*** Begin section ***
__global__ void __launch_bounds__(256) copy_segments_kernel(const Segs a) {
    const int k = blockIdx.y;
    const char* src = (const char*)a.s.src[k];
    char* dst = (char*)a.s.dst[k];
    const int64_t n = a.s.bytes[k];
    const int64_t t = (int64_t)blockIdx.x * blockDim.x + threadIdx.x, nt = (int64_t)gridDim.x * blockDim.x;
    const bool vec = (((uintptr_t)src | (uintptr_t)dst) & 15) == 0;
    const int64_t nv = vec ? n >> 4 : 0;
    for (int64_t i = t; i < nv; i += nt) ((uint4*)dst)[i] = src ? ((const uint4*)src)[i] : make_uint4(0u, 0u, 0u, 0u);
    for (int64_t i = (nv << 4) + t; i < n; i += nt) dst[i] = src ? src[i] : (char)0;
}

__global__ void __launch_bounds__(256) pack_matches_kernel(const int64_t* __restrict__ m_bids, const float2* __restrict__ mk0,
                                                           const float2* __restrict__ mk1, const float* __restrict__ conf,
                                                           const int64_t* __restrict__ pair_ids, int64_t pid_base,
                                                           float* __restrict__ out, int M) {
    const int m = blockIdx.x * blockDim.x + threadIdx.x;
    if (m >= M) return;
    const int64_t b = m_bids[m];
    const float pid = (float)(pair_ids ? pair_ids[b] : pid_base + b);
    const float2 p0 = mk0[m], p1 = mk1[m];
    float* o = out + (size_t)m * 6;
    *(float2*)(o + 0) = make_float2(pid, p0.x);
    *(float2*)(o + 2) = make_float2(p0.y, p1.x);
    *(float2*)(o + 4) = make_float2(p1.y, conf[m]);
}

constexpr int TL_THREADS = 1024, TL_MAX_FLAGS = 32768;

template <bool REACH2, bool QUARTER>
__device__ __forceinline__ void fine_tile_list_body(const int64_t* __restrict__ b_ids, const int64_t* __restrict__ i_ids,
                                                    const int64_t* __restrict__ j_ids, const int* __restrict__ count, int cap,
                                                    int bs, int w0c, int w1c, int stride, int H, int W,
                                                    int* __restrict__ tiles, int* __restrict__ n_tiles, int tiles_cap,
                                                    int* __restrict__ tiles2, int* __restrict__ n_tiles2,
                                                    int* __restrict__ tilesq, int* __restrict__ n_tilesq, int tilesq_cap) {
    static_assert(!QUARTER || REACH2, "the quarter-level lists are derived from the +-4 flags");
    __shared__ __attribute__((aligned(16))) unsigned char flags[TL_MAX_FLAGS];
    __shared__ int part[TL_THREADS];
    __shared__ int part2[REACH2 ? TL_THREADS : 1];
    __shared__ int partq[QUARTER ? TL_THREADS : 1][2];
    const int t = threadIdx.x;
    const int tiles_x = (W + 31) / 32, tiles_y = (H + 7) / 8, per_img = tiles_x * tiles_y, nflags = 2 * bs * per_img;
    const int h = H / 2, w = W / 2, qtiles_x = w / 32, qtiles_y = h / 8, qper_img = qtiles_x * qtiles_y;
    const int qbase = (nflags + 3) & ~3, nqflags = QUARTER ? 2 * bs * qper_img : 0;
    for (int i = t; i < (QUARTER ? qbase + nqflags : nflags); i += TL_THREADS) flags[i] = 0;
    __syncthreads();
    int M = count[0];
    M = M < 0 ? 0 : (M < cap ? M : cap);
    for (int m = t; m < M; m += TL_THREADS) {
        const int64_t b = b_ids[m];
        if (b < 0 || b >= bs) continue;
#pragma unroll
        for (int side = 0; side < 2; ++side) {
            const int64_t cell = side ? j_ids[m] : i_ids[m];
            const int wc = side ? w1c : w0c;
            if (cell < 0 || cell >= (int64_t)wc * ((H + stride - 1) / stride)) continue;
            const int cy = (int)cell / wc, cx = (int)cell - cy * wc;
            int y0 = cy * stride - 3, y1 = cy * stride + 3, x0 = cx * stride - 3, x1 = cx * stride + 3;
            y0 = y0 < 0 ? 0 : y0; x0 = x0 < 0 ? 0 : x0;
            y1 = y1 > H - 1 ? H - 1 : y1; x1 = x1 > W - 1 ? W - 1 : x1;
            if (y0 > y1 || x0 > x1) continue;
            const int img = side * bs + (int)b;
            if constexpr (REACH2) {
                int Y0 = cy * stride - 4, Y1 = cy * stride + 4, X0 = cx * stride - 4, X1 = cx * stride + 4;
                Y0 = Y0 < 0 ? 0 : Y0; X0 = X0 < 0 ? 0 : X0;
                Y1 = Y1 > H - 1 ? H - 1 : Y1; X1 = X1 > W - 1 ? W - 1 : X1;
                for (int ty = Y0 >> 3; ty <= (Y1 >> 3); ++ty)
                    for (int tx = X0 >> 5; tx <= (X1 >> 5); ++tx) {
                        const bool in3 = ty >= (y0 >> 3) && ty <= (y1 >> 3) && tx >= (x0 >> 5) && tx <= (x1 >> 5);
                        const int f = (img * tiles_y + ty) * tiles_x + tx;
                        atomicOr((unsigned*)flags + (f >> 2), (in3 ? 3u : 2u) << (8 * (f & 3)));
                    }
            } else {
            for (int ty = y0 >> 3; ty <= (y1 >> 3); ++ty)
                for (int tx = x0 >> 5; tx <= (x1 >> 5); ++tx) flags[(img * tiles_y + ty) * tiles_x + tx] = 1;
            }
        }
    }
    __syncthreads();
    if constexpr (QUARTER) {
        unsigned char* const qf = flags + qbase;
        const float sy = (float)(h - 1) / (float)(H - 1), sx = (float)(w - 1) / (float)(W - 1);
        for (int i = t; i < nflags; i += TL_THREADS) {
            if (!(flags[i] & 2)) continue;
            const int img = i / per_img, r = i - img * per_img, ty = r / tiles_x, tx = r - ty * tiles_x;
            const int xa = (int)(sx * (32 * tx));
            const int xe = xa + 23 < w - 1 ? xa + 23 : w - 1;
            for (int Y = 8 * ty; Y < 8 * ty + 8 && Y < H; ++Y) {
                const float fy = sy * Y;
                const int y0 = (int)fy, y1 = y0 + (y0 < h - 1 ? 1 : 0);
#pragma unroll
                for (int d = 0; d < 3; ++d) {
                    const int ra = y0 - d > 0 ? y0 - d : 0, rb = y1 + d < h - 1 ? y1 + d : h - 1;
                    const int ca = xa - d > 0 ? xa - d : 0, cb = xe + d < w - 1 ? xe + d : w - 1;
                    const unsigned bits = d == 0 ? 7u : (d == 1 ? 6u : 4u);
                    for (int qy = ra >> 3; qy <= (rb >> 3); ++qy)
                        for (int qx = ca >> 5; qx <= (cb >> 5); ++qx) {
                            const int f = (img * qtiles_y + qy) * qtiles_x + qx;
                            if ((qf[f] & bits) != bits) atomicOr((unsigned*)qf + (f >> 2), bits << (8 * (f & 3)));
                        }
                }
            }
        }
        __syncthreads();
    }
    const int per = (nflags + TL_THREADS - 1) / TL_THREADS;
    const int lo = t * per < nflags ? t * per : nflags, hi = lo + per < nflags ? lo + per : nflags;
    int n = 0, n2 = 0;
    for (int i = lo; i < hi; ++i) { n += flags[i] & 1; n2 += flags[i] >> 1; }
    part[t] = n;
    if constexpr (REACH2) part2[t] = n2;
    const int qper = (nqflags + TL_THREADS - 1) / TL_THREADS;
    const int qlo = t * qper < nqflags ? t * qper : nqflags, qhi = qlo + qper < nqflags ? qlo + qper : nqflags;
    int nab = 0, nc = 0;
    if constexpr (QUARTER) {
        for (int i = qlo; i < qhi; ++i) {
            const int f = flags[qbase + i];
            nab += ((f >> 2) & 1) << 16 | ((f >> 1) & 1);
            nc += f & 1;
        }
        partq[t][0] = nab; partq[t][1] = nc;
    }
    __syncthreads();
    for (int d = 1; d < TL_THREADS; d <<= 1) {
        const int v = t >= d ? part[t - d] : 0;
        const int v2 = REACH2 && t >= d ? part2[t - d] : 0;
        const int vab = QUARTER && t >= d ? partq[t - d][0] : 0, vc = QUARTER && t >= d ? partq[t - d][1] : 0;
        __syncthreads();
        part[t] += v;
        if constexpr (REACH2) part2[t] += v2;
        if constexpr (QUARTER) { partq[t][0] += vab; partq[t][1] += vc; }
        __syncthreads();
    }
    int o = part[t] - n;
    for (int i = lo; i < hi; ++i)
        if (flags[i] & 1) {
            if (o < tiles_cap) tiles[o] = i;
            ++o;
        }
    if (t == TL_THREADS - 1) n_tiles[0] = part[t] < tiles_cap ? part[t] : tiles_cap;
    if constexpr (REACH2) {
        int o2 = part2[t] - n2;
        for (int i = lo; i < hi; ++i)
            if (flags[i] & 2) {
                if (o2 < tiles_cap) tiles2[o2] = i;
                ++o2;
            }
        if (t == TL_THREADS - 1) n_tiles2[0] = part2[t] < tiles_cap ? part2[t] : tiles_cap;
    }
    if constexpr (QUARTER) {
        int oa = (partq[t][0] >> 16) - (nab >> 16), ob = (partq[t][0] & 0xffff) - (nab & 0xffff), oc = partq[t][1] - nc;
        for (int i = qlo; i < qhi; ++i) {
            const int f = flags[qbase + i];
            if (f & 4) { if (oa < tilesq_cap) tilesq[oa] = i; ++oa; }
            if (f & 2) { if (ob < tilesq_cap) tilesq[tilesq_cap + ob] = i; ++ob; }
            if (f & 1) { if (oc < tilesq_cap) tilesq[2 * tilesq_cap + oc] = i; ++oc; }
        }
        if (t == TL_THREADS - 1) {
            const int ta = partq[t][0] >> 16, tb = partq[t][0] & 0xffff, tc = partq[t][1];
            n_tilesq[0] = ta < tilesq_cap ? ta : tilesq_cap;
            n_tilesq[1] = tb < tilesq_cap ? tb : tilesq_cap;
            n_tilesq[2] = tc < tilesq_cap ? tc : tilesq_cap;
        }
    }
}
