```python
def build(force=False, verbose=False, stamps=False, tag=None, defines=(), only=None):
    obj, lib, flags = OBJ, LIB, list(FLAGS)
    if tag:
        obj, lib = OBJ + "_" + tag, LIB.replace(".so", f"_{tag}.so")
        flags += ["-D" + d for d in defines]
    if stamps:
        lvl = os.environ.get("LADIFF_STAMPS_LEVEL", "1")
        obj, lib = OBJ + "_stamps" + (lvl if lvl != "1" else ""), stamps_lib(lvl)
        flags.append("-DLADIFF_STAMPS=" + lvl)
    os.makedirs(obj, exist_ok=True)
    headers = [os.path.join(CSRC, f) for f in os.listdir(CSRC) if f.endswith(".h")]
    headers += [os.path.join(os.path.dirname(HERE), "include", h) for h in ("ladiff_hip.h", "ladiff_hip_debug.h")]
    hipcc = _hipcc()
    jobs = []
    objdir = {src: (obj if only is None or src in only else OBJ) for src in SOURCES}
    for src in SOURCES:
        s = os.path.join(CSRC, src)
        o = os.path.join(objdir[src], src.replace(".hip", ".o"))
        if objdir[src] == obj and (force or _stale(o, [s] + headers)):
            jobs.append([hipcc, *flags, "-c", s, "-o", o])

    def run(cmd):
        if verbose:
            print(" ".join(cmd), flush=True)
        r = subprocess.run(cmd, capture_output=True, text=True)
        if r.returncode != 0:
            raise RuntimeError(f"hipcc failed: {' '.join(cmd)}\n{r.stdout}\n{r.stderr}")
        return r.stderr

    with ThreadPoolExecutor(max_workers=4) as ex:
        for err in ex.map(run, jobs):
            if verbose and err.strip():
                print(err)
    objs = [os.path.join(objdir[s], s.replace(".hip", ".o")) for s in SOURCES]
    if force or jobs or _stale(lib, objs + [os.path.join(CSRC, "exports.map")]):
        run([hipcc, "--offload-arch=gfx950", "-shared", "-fPIC", "-fvisibility=hidden", "-Wl,--version-script=" + os.path.join(CSRC, "exports.map"),
             "-o", lib, *objs])
    return lib


def build_all(force=False, verbose=False):
    lib = build(force=force, verbose=verbose)
    build(force=force, verbose=verbose, tag="bf16", defines=["LADIFF_SPLIT_BF16"])
    build(force=force, verbose=verbose, tag="diag", defines=["LADIFF_TAG_BITS=4", "LADIFF_SELFCHECK"], only=("systolic.hip",))
    return lib


if __name__ == "__main__":
    _tag = next((a.split("=", 1)[1] for a in sys.argv if a.startswith("--tag=")), None)
    _defs = [a[2:] for a in sys.argv if a.startswith("-D")]
    if "--all" in sys.argv:
        print(build_all(force="--force" in sys.argv, verbose=True))
    else:
        print(build(force="--force" in sys.argv, verbose=True, stamps="--stamps" in sys.argv, tag=_tag, defines=_defs))
```

ladiff_amd/csrc/api.hip:

```cpp
#include <algorithm>
#include <cstdlib>
#include <cstring>
#include <vector>

#include "model.h"
#include "sampler.h"
#include "../../include/ladiff_hip_debug.h"

using namespace ladiff;

namespace {

inline hipStream_t S(ladiff_stream_t s) { return reinterpret_cast<hipStream_t>(s); }

bool all_set(const float* const* w, size_t n) {
    if (w == nullptr) return false;
    for (size_t i = 0; i < n; ++i)
        if (w[i] == nullptr) return false;
    return true;
}
template <class W>
bool load_weights(W& dst, const float* const* ptrs) {
    if (!all_set(ptrs, sizeof(W) / sizeof(const float*))) return false;
    std::memcpy(&dst, ptrs, sizeof(W));
    return true;
}
const char* name_at(const std::vector<std::string>& n, int i) { return (i >= 0 && i < (int)n.size()) ? n[i].c_str() : nullptr; }

}

#ifdef LADIFF_STAMPS
static unsigned long long* g_stamps = nullptr;
#endif

extern "C" {

int ladiff_version(void) { return LADIFF_ABI_VERSION; }
int ladiff_split_format(void) {
#ifndef LADIFF_SPLIT_BF16
    return 1;
#else
    return 0;
#endif
}

const char* ladiff_error_string(int code) {
    switch (code) {
        case LADIFF_OK: return "ok";
        case LADIFF_ERR_ARG: return "invalid argument (null pointer or negative size)";
        case LADIFF_ERR_SHAPE: return "shape not supported by the gfx950 kernels";
        case LADIFF_ERR_WORKSPACE: return "workspace too small";
        case LADIFF_ERR_UNSUPPORTED: return "configuration branch not built";
        default: return code > 0 ? hipGetErrorString((hipError_t)code) : "unknown ladiff error";
    }
}

int ladiff_denoiser_num_params(void) { return DEN_NPARAMS; }
const char* ladiff_denoiser_param_name(int i) { return name_at(denoiser_param_names(), i); }
int ladiff_decoder_num_params(void) { return DEC_NPARAMS; }
const char* ladiff_decoder_param_name(int i) { return name_at(decoder_param_names(), i); }

int ladiff_gemm(const float* A, int lda, const float* A2, int lda2, int K1, const float* W, int ldw, const float* bias,
                const float* res, int ldres, const float* ln_gamma, const float* ln_beta, float* Y, int ldy, int M,
                int N, int K, int act, ladiff_stream_t stream) {
    LADIFF_CHECK_ARG(A && W && Y && M >= 0 && N > 0 && K > 0);
    GemmArgs g;
    g.A = A; g.lda = lda; g.A2 = A2; g.lda2 = lda2; g.K1 = A2 ? K1 : K; g.W = W; g.ldw = ldw; g.bias = bias;
    g.res = res; g.ldres = ldres; g.ln_g = ln_gamma; g.ln_b = ln_beta; g.Y = Y; g.ldy = ldy; g.M = M; g.N = N; g.K = K;
    g.act = act;
    return launch_gemm(g, S(stream));
}

int ladiff_gemm_resident(const float* A, int lda, const float* A2, int lda2, int K1, const float* W, int ldw,
                         const float* bias, const float* res, int ldres, float* Y, int ldy, int M, int N, int K, int act,
                         int split, float* Ys, ladiff_stream_t stream) {
    LADIFF_CHECK_ARG(A && W && (Y || Ys) && M >= 0 && N > 0 && K > 0);
    if (M == 0) return 0;
    KrArgs g;
    g.A = A; g.lda = lda; g.A2 = A2; g.lda2 = lda2; g.K1 = A2 ? K1 : K; g.W = W; g.ldw = ldw; g.bias = bias;
    g.res = res; g.ldres = ldres; g.Y = Y; g.ldy = ldy; g.M = M; g.N = N; g.K = K; g.act = act;
    g.split = split; g.Ys = Ys;
#ifdef LADIFF_STAMPS
    g.stamps = g_stamps;
#endif
    return launch_gemm_kr(g, S(stream));
}

int ladiff_gemm_split(const float* A, int lda, const float* A2, int lda2, int K1, const float* W, int ldw, const float* bias,
                      const float* res, int ldres, float* Y, float* Ys, int ldy, int M, int N, int K, int act,
                      ladiff_stream_t stream) {
    LADIFF_CHECK_ARG(A && W && (Y || Ys) && M >= 0 && N > 0 && K > 0);
    if (M == 0) return 0;
    GemmArgs g;
    g.A = A; g.lda = lda; g.A2 = A2; g.lda2 = lda2; g.K1 = A2 ? K1 : K; g.W = W; g.ldw = ldw; g.bias = bias;
    g.res = res; g.ldres = ldres; g.Y = Y; g.Ys = Ys; g.ldy = ldy; g.M = M; g.N = N; g.K = K; g.act = act; g.split = 1;
    return launch_gemm(g, S(stream));
}

#ifdef LADIFF_STAMPS
void ladiff_debug_set_stamps(unsigned long long* p) { g_stamps = p; }
void ladiff_debug_set_sys_stamps(unsigned long long* p) { ladiff::g_sys_stamps = p; }
void ladiff_debug_set_probe(int v) { ladiff::g_sys_probe = v; }
#endif

int ladiff_combine_rows(const float* partials, int n_planes, int M, const float* bias, const float* res, int mode,
                        const float* ln_gamma, const float* ln_beta, const float* table, const int32_t* counts, int Bs,
                        int T, int pad_row, float* out, ladiff_stream_t stream) {
    LADIFF_CHECK_ARG(partials && out && n_planes > 0 && M >= 0 && Bs > 0 && T > 0);
    if (mode != RED_PLAIN && mode != RED_LN && mode != RED_LN_ADD && mode != RED_LN_MOD) return LADIFF_ERR_ARG;
    if (mode != RED_PLAIN && !(ln_gamma && ln_beta)) return LADIFF_ERR_ARG;
    if ((mode == RED_LN_ADD || mode == RED_LN_MOD) && !table) return LADIFF_ERR_ARG;
    if (M == 0) return 0;
    return launch_reduce_rows(partials, n_planes, M, bias, res, mode, ln_gamma, ln_beta, table, 0, nullptr, counts, Bs, T,
                              pad_row, 0, out, nullptr, S(stream));
}

int ladiff_layernorm(const float* x, const float* gamma, const float* beta, float* y, int M, ladiff_stream_t stream) {
    LADIFF_CHECK_ARG(x && gamma && beta && y && M >= 0);
    return launch_layernorm(x, gamma, beta, y, M, S(stream));
}

int ladiff_timestep_sinusoid(const int64_t* timesteps, int n, float* out, ladiff_stream_t stream) {
    LADIFF_CHECK_ARG(timesteps && out && n >= 0);
    if (n == 0) return 0;
    return launch_sinusoid(timesteps, n, out, S(stream));
}

int ladiff_decoder_self_attention(const float* qkv, const int32_t* lengths, const uint32_t* keybits, float* out, int B,
                                  int F, ladiff_stream_t stream) {
    LADIFF_CHECK_ARG(qkv && (lengths || keybits) && out && B >= 0);
    return launch_decoder_self_attention(qkv, lengths, keybits, out, B, F, 0, S(stream));
}

int ladiff_self_attention_split(const float* qkv, const int32_t* lengths, const uint32_t* keybits, float* out, int B, int F,
                                 int nheads, int causal, ladiff_stream_t stream) {
    LADIFF_CHECK_ARG(qkv && out && B >= 0);
    return launch_self_attention_split(qkv, lengths, keybits, out, B, F, nheads, causal, 0, S(stream));
}

int ladiff_decoder_cross_attention(const float* q, const float* kv, const int32_t* counts, float* out, int B, int F,
                                   int T, ladiff_stream_t stream) {
    LADIFF_CHECK_ARG(q && kv && out && B >= 0 && F >= 0);
    return launch_decoder_cross_attention(q, kv, counts, out, B, F, T, 0, S(stream));
}

size_t ladiff_denoiser_tables_floats(int n_steps) { return den_tables_floats(n_steps); }
size_t ladiff_denoiser_text_cache_floats(int B2, int n_steps, int n_text) { return den_text_cache_floats(B2, n_steps, n_text); }
size_t ladiff_denoiser_workspace_bytes(int B2, int T, int n_steps, int n_text) {
    return sizeof(float) * std::max({den_forward_ws_floats(B2, T), den_time_layout(nullptr, n_steps).total,
                                     den_text_ws_floats(B2, n_steps, n_text), den_text_ws_floats(B2, n_steps, 1)});
}

int ladiff_denoiser_time_tables(const float* const* w, const float* sinusoid, int n_steps, float* tables, void* ws,
                                size_t ws_bytes, ladiff_stream_t stream) {
    DenoiserW W;
    LADIFF_CHECK_ARG(load_weights(W, w) && sinusoid && tables && ws && n_steps > 0);
    if (ws_bytes < ladiff_denoiser_workspace_bytes(1, 1, n_steps, 1)) return LADIFF_ERR_WORKSPACE;
    return denoiser_time_tables(W, sinusoid, n_steps, tables, (float*)ws, ws_bytes / sizeof(float), S(stream));
}

int ladiff_denoiser_text_cache(const float* const* w, const float* text_emb, int B2, int n_text, const float* tables, int n_steps,
                               float* cache, void* ws, size_t ws_bytes, ladiff_stream_t stream) {
    DenoiserW W;
    LADIFF_CHECK_ARG(load_weights(W, w) && text_emb && tables && cache && ws && B2 > 0 && n_steps > 0 && n_text >= 1);
    if (ws_bytes < ladiff_denoiser_workspace_bytes(B2, 1, n_steps, n_text)) return LADIFF_ERR_WORKSPACE;
    return denoiser_text_cache(W, text_emb, B2, tables, n_steps, cache, (float*)ws, ws_bytes / sizeof(float), S(stream), n_text);
}

int ladiff_denoiser_forward(const float* const* w, const float* const* w_split, const float* tables, const int32_t* d_step,
                            const float* text_cache, int n_text, int n_steps, const float* sample, int Bs, int dup, int T,
                            const int32_t* counts, float* eps, void* ws, size_t ws_bytes, ladiff_stream_t stream) {
    DenoiserW W, WS;
    LADIFF_CHECK_ARG(load_weights(W, w) && tables && d_step && text_cache && sample && eps && ws && Bs > 0 && dup > 0 && n_steps > 0 &&
                     n_text >= 1);
    if (w_split != nullptr) LADIFF_CHECK_ARG(load_weights(WS, w_split));
    if (T < 1 || T > LADIFF_MAX_LATENTS) return LADIFF_ERR_SHAPE;
    if (ws_bytes < ladiff_denoiser_workspace_bytes(Bs * dup, T, n_steps, n_text)) return LADIFF_ERR_WORKSPACE;
    return denoiser_forward(W, w_split ? &WS : nullptr, tables, d_step, text_cache, n_steps, sample, Bs, dup, T, counts, eps, (float*)ws,
                            ws_bytes / sizeof(float), S(stream), 0, -1, 0, n_text);
}

size_t ladiff_linear_cross_attention_workspace_bytes(int B, int T, int n_text) {
    return linear_cross_attention_ws_floats(B, T, n_text) * sizeof(float);
}
int ladiff_linear_cross_attention(const float* const* w, int layer, const float* x, const float* xf, const float* emb,
                                  const int32_t* counts, int B, int T, int n_text, float* out, void* ws, size_t ws_bytes,
                                  ladiff_stream_t stream) {
    DenoiserW W;
    LADIFF_CHECK_ARG(load_weights(W, w) && x && xf && emb && out && ws && B > 0);
    return linear_cross_attention(W, layer, x, xf, emb, counts, B, T, n_text, out, (float*)ws, ws_bytes / sizeof(float), S(stream));
}

int ladiff_cfg_scheduler_step(const float* eps, float* latents, const float* coef, const int32_t* d_step,
                              const float* step_noise, float guidance_scale, int cfg, int B, int T,
                              ladiff_stream_t stream) {
    LADIFF_CHECK_ARG(eps && latents && coef && d_step && B > 0 && T > 0);
    return launch_cfg_step(eps, latents, coef, d_step, step_noise, guidance_scale, cfg, B, T, S(stream));
}
int ladiff_advance_step(int32_t* d_step, ladiff_stream_t stream) {
    LADIFF_CHECK_ARG(d_step);
    return launch_advance(d_step, S(stream));
}
int ladiff_init_latents(const float* noise, const int32_t* counts, float sigma, float* latents, int B, int T,
                        ladiff_stream_t stream) {
    LADIFF_CHECK_ARG(noise && latents && B > 0 && T > 0);
    return launch_init_latents(noise, counts, sigma, latents, B, T, S(stream));
}
int ladiff_finalize_latents(const float* latents, const int32_t* counts, float* z, int B, int T, ladiff_stream_t stream) {
    LADIFF_CHECK_ARG(latents && z && B > 0 && T > 0);
    return launch_finalize_latents(latents, counts, z, B, T, S(stream));
}
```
*** End section ***
**Work required**
The answer must consist of every line from the entries above that contains "include".

**Answer section**
    headers += [os.path.join(os.path.dirname(HERE), "include", h) for h in ("ladiff_hip.h", "ladiff_hip_debug.h")]
#include <algorithm>
#include <cstdlib>
#include <cstring>
#include <vector>
#include "model.h"
#include "sampler.h"
#include "../../include/ladiff_hip_debug.h"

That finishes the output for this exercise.